(probably should've had a snack before writing this)
I feel like I've spent the last year and a half making lists of self-care activities, self-care and self-maintenance, whatever things I can do to try to help myself feel better. Vitaminsexercisemeditationmorningpagesgetsomesunshinetakeabath. When things are really dire, sleep under a weighted blanket. I finally realized that listing these out, I'm not going to come up with any new ideas. There is no secret hidden room in the apartment of my mind, full of quick fixes and cheap treats that will magically restore my constitution. Ok, lying on the acupressure mat helps. Acupressurematfoamrollertheragun, all the ways I can gently beat my body into a bit of laxness.

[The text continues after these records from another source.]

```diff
@@ -201,7 +212,7 @@
     }
     const int gt = g & (GF::BLK - 1), ghalf = (g / GF::BLK) & 1;
     if (gt == 0) {
-      GF::wait_block(vm_younger);
+      GF::wait_block_slim(vm_younger);
       if (TW > 1 && L == 0) prog_lds[w] = g - GF::BLK;
       if (!LEAN && (g & (PK_::CHECK - 1)) == 0) {
         const bool bad = live && !ghost && (unsigned)pk_all > 0xffffu;
@@ -245,7 +256,7 @@
       prefetch_block(g + GF::BLK, ghalf ^ 1);
       vm_younger = 0;
       ring_u = ring_lds + ghalf * GS::HALFB;
-      if (A.prio_mode) {
+      if (A.prio_mode && __builtin_expect((g & 127) == 0, 0)) {
         const int lvl = ((g >> 7) + (wv >> 2)) & 3;
         if (lvl == 0) __builtin_amdgcn_s_setprio(0);
         else if (lvl == 1) __builtin_amdgcn_s_setprio(1);
@@ -253,10 +264,8 @@
         else __builtin_amdgcn_s_setprio(3);
       }
     }
-    const int32_t* const gsrc = live ? reinterpret_cast<const int32_t*>(ring + ghalf * GF::SLOTS + (gt * W + aa) * GF::NP)
-                                     : sentblk;
     uint32_t gaddr = 0;
-    if (INTERIOR) asm("v_mad_u32_u24 %0, %1, %2, %3" : "=v"(gaddr) : "v"(gs_fac), "s"(ring_u), "v"(gs_lane));
+    asm("v_mad_u32_u24 %0, %1, %2, %3" : "=v"(gaddr) : "v"(gs_fac), "s"(ring_u), "v"(gs_lane));
     const lds_cptr gsrc_s = (lds_cptr)(uintptr_t)gaddr;
     auto at_store = [](uint32_t& off) __attribute__((always_inline)) -> uint32_t {
       asm volatile("" : "+v"(off));
@@ -271,28 +280,25 @@
 #pragma unroll
     for (int bb = 0; bb < W; ++bb) mu2[bb] = mu2n[bb];
 
-    const bool tile_act = INTERIOR ? true : (act_row && jj >= 0 && jj <= m);
+    const bool tile_act = INTERIOR ? true : (act_row && (unsigned)jj <= (unsigned)m);
     const bool is_origin = INTERIOR ? false : (tile_act && i == 0 && jj == 0 && aa == S);
     const bool row0_diag = INTERIOR ? false : (tile_act && i == 0 && aa == S);
     const bool col0_diag = INTERIOR ? false : (tile_act && jj == 0 && aa == S);
     const int c3M = mu1 + dd, c_Mg = mu1 + gD;
+    int neg_v = NEG;
+    if (!INTERIOR) asm volatile("" : "+v"(neg_v));
 
     const int rec = g + rec_base;
     const int pad_idx = L < W ? L : (L >= R * W ? W + (L - R * W) : 64);
     const bool pad_lane = pad_idx < R_::SLP - R_::SL;
     constexpr bool PACKED = INTERIOR && !LEAN;
-    const bool do_store = INTERIOR ? storing
-                                   : (((live && (LEAN ? il == R - 1 : !ghost)) || (!LEAN && pad_lane)) &&
-                                      __builtin_amdgcn_ballot_w64(tile_act && !ghost) != 0 && (TW == 1 || rec <= rec_last));
+    const bool wave_stores = INTERIOR ? true : (__builtin_amdgcn_ballot_w64(tile_act && !ringfed) != 0 && (TW == 1 || rec <= rec_last));
+    const bool do_store = INTERIOR ? storing : (storing && wave_stores);
     const int slot_ = LEAN ? aa : (pad_lane ? R_::SL + pad_idx : L - W);
     if (INTERIOR) vm_younger += PACKED ? PK_::NPC : GF::STORES_PER_STEP;
     else if (__builtin_amdgcn_ballot_w64(do_store) != 0) vm_younger += GF::STORES_PER_STEP;
-    int32_t* dst = lay + (int64_t)rec * RECDW;
-    if (!INTERIOR && !LEAN) {
-      const int tl = jj + 2 * il + aa;
-      const int over = tl >= P ? 1 : 0;
-      dst = lay + pk_bnd_off + PK_::bidx(strip * T + w + over, tl - over * P, P, m) * RECDW;
-    }
+    gbl_ptr dstp = nullptr;
+    if (!INTERIOR) dstp = strip == s_q ? (LEAN ? sbase : bnd0) : (LEAN ? sbase - lean_back : bnd1);
 
     int outv[PACKED ? 1 : ND];
     int pk_base = 0, pk_min = 0, pk_max = 0, pk_e[PACKED ? ND : 1];
@@ -302,7 +308,7 @@
     for (int bb = 0; bb < W; ++bb) {
       if (bb + 1 < W) read_dpp(bb + 1 < W ? bb + 1 : 0);
       const int l = jj + bb - S;
-      const bool act = INTERIOR ? true : (tile_act && l >= 0 && l <= m);
+      const bool act = INTERIOR || bb == S ? tile_act : (tile_act && (unsigned)l <= (unsigned)m);
       const int mu2v = mu2[bb];
       const int c_MM = mu1 + mu2v, c_gM = mu2v + gD, c2M = mu2v + dd;
 
@@ -327,21 +333,20 @@
           }
         }
       } else {
-        int Gm[9];
-#pragma unroll
-        for (int q = 0; q < 9; ++q) Gm[q] = SENT;
-        if (ghost) {
-#pragma unroll
-          for (int q = 0; q < 9; ++q) Gm[q] = gsrc[bb * 9 + q];
-        }
-        int Tv[9];
-        cases(Tv);
-        const int low = act ? NEG : SENT;
-#pragma unroll
-        for (int q = 0; q < 9; ++q) {
-          const int tv = ghost ? Gm[q] : Tv[q];
-          const bool bad = (tv < THRESH) | !act;
-          M[q] = bad ? low : tv;
+        if (ringfed) {
+#pragma unroll
+          for (int q = 0; q < 9; ++q) {
+            const int gv = gsrc_s[bb * 9 + q];
+            M[q] = act ? gv : SENT;
+          }
+        } else {
+          int Tv[9];
+          cases(Tv);
+          int low = act ? neg_v : SENT;
+          int bar = act ? THRESH - 1 : 0x7fffffff;
+          asm volatile("" : "+v"(low), "+v"(bar));
+#pragma unroll
+          for (int q = 0; q < 9; ++q) M[q] = Tv[q] <= bar ? low : Tv[q];
         }
         if (bb == S) M[8] = is_origin ? 0 : M[8];
         if (bb == S && row0_diag) M[8] = imax(M[8], fit_floor[0]);
@@ -440,24 +445,22 @@
               v.x = outv[PACKED ? 0 : 4 * c]; v.y = outv[PACKED ? 0 : 4 * c + 1];
               v.z = outv[PACKED ? 0 : 4 * c + 2]; v.w = outv[PACKED ? 0 : 4 * c + 3];
               if (INTERIOR) *reinterpret_cast<gbl_v4i>(sbase + SA::chunk_imm(c) + at_store(st_off)) = v;
-              else *reinterpret_cast<v4i*>(dst + c * R_::CH + slot_ * 4) = v;
+              else *reinterpret_cast<gbl_v4i>(dstp + SA::chunk_imm(c) + st_off) = v;
             }
           }
           if (LEAN && bb == W - 1) {
-            const gbl_i32 tp = INTERIOR ? reinterpret_cast<gbl_i32>(sbase + SA::TAIL_IMM + at_store(st_toff)) : nullptr;
-#pragma unroll
-            for (int t = 0; t < TAIL; ++t) {
-              if (INTERIOR) tp[t] = outv[PACKED ? 0 : 4 * NCH4 + t];
-              else dst[NCH4 * R_::CH + slot_ * TAIL + t] = outv[PACKED ? 0 : 4 * NCH4 + t];
-            }
+            const gbl_i32 tp = INTERIOR ? reinterpret_cast<gbl_i32>(sbase + SA::TAIL_IMM + at_store(st_toff))
+                                        : reinterpret_cast<gbl_i32>(dstp + SA::TAIL_IMM + st_toff);
+#pragma unroll
+            for (int t = 0; t < TAIL; ++t) tp[t] = outv[PACKED ? 0 : 4 * NCH4 + t];
           }
         }
         if (!LEAN && bb == W - 1) {
-          const bool wave_stores = __builtin_amdgcn_ballot_w64(tile_act && !ghost) != 0 && (TW == 1 || rec <= rec_last);
           if (wave_stores) {
             const int tslot = (live && !ghost) ? L - W : R_::SL + (L < W ? L : W + (L - R * W));
-#pragma unroll
-            for (int t = 0; t < TAIL; ++t) dst[NCH4 * R_::CH + tslot * TAIL + t] = outv[PACKED ? 0 : 4 * NCH4 + t];
+            const gbl_i32 tp = reinterpret_cast<gbl_i32>(dstp + NCH4 * R_::CH * 4 + tslot * (TAIL * 4));
+#pragma unroll
+            for (int t = 0; t < TAIL; ++t) tp[t] = outv[PACKED ? 0 : 4 * NCH4 + t];
           }
         }
       }
@@ -543,17 +546,23 @@
       set_row(strip);
     }
     ++s_ph;
-    if (!INTERIOR && s_ph == P) {
+    if (!INTERIOR && !LEAN) {
+      bnd0 += FULLB;
+      bnd1 += FULLB;
+    }
+    if (!INTERIOR && __builtin_expect(s_ph == P, 0)) {
       s_ph = 0;
       ++s_q;
+      if (!LEAN) {
+        bnd0 = bnd_record(s_q * T + w);
+        bnd1 = bnd_record((s_q - 1) * T + w + 1);
+      }
     }
     ring_u += GS::STEPB;
     if (INTERIOR) {
       sbase += SA::RECB;
     } else {
-      const uint64_t b = (uint64_t)(uintptr_t)(reinterpret_cast<char*>(lay) + SA::record_byte(g + 1, s_q, T, w, P));
-      sbase = reinterpret_cast<gbl_ptr>((uintptr_t)((uint64_t)__builtin_amdgcn_readfirstlane((uint32_t)(b >> 32)) << 32 |
-                                                    (uint32_t)__builtin_amdgcn_readfirstlane((uint32_t)b)));
+      sbase = uniform_ptr((uint64_t)(uintptr_t)(reinterpret_cast<char*>(lay) + SA::record_byte(g + 1, s_q, T, w, P)));
     }
     if (INTERIOR) {
       mu1n = s1[s1row + sbn];
```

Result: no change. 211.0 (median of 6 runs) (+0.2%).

The past two weeks I've been wringing that litany for all it's worth. (For all its worth? Both work. Can you tell I just finished up a proofreading gig?) Miles has been fine for over a week now; last Friday we went to his GI appointment almost bashfully, loathe to let the hard-won timeslot go, but he was so clearly on the mend. But even though all this week, I've felt like I'm still recovering, from the stress, from the disruption, from what I could only describe as my nerves being shot. I felt anxious and agitated for no reason. I couldn't focus on work. I kept falling asleep on the couch at 8:30, which isn't really unusual to me—I especially love to doze to the sounds of the second half of a basketball game—but now I wasn't dozing, I was falling asleep hard, dragging myself upstairs when my husband went to bed, groggy and miserable.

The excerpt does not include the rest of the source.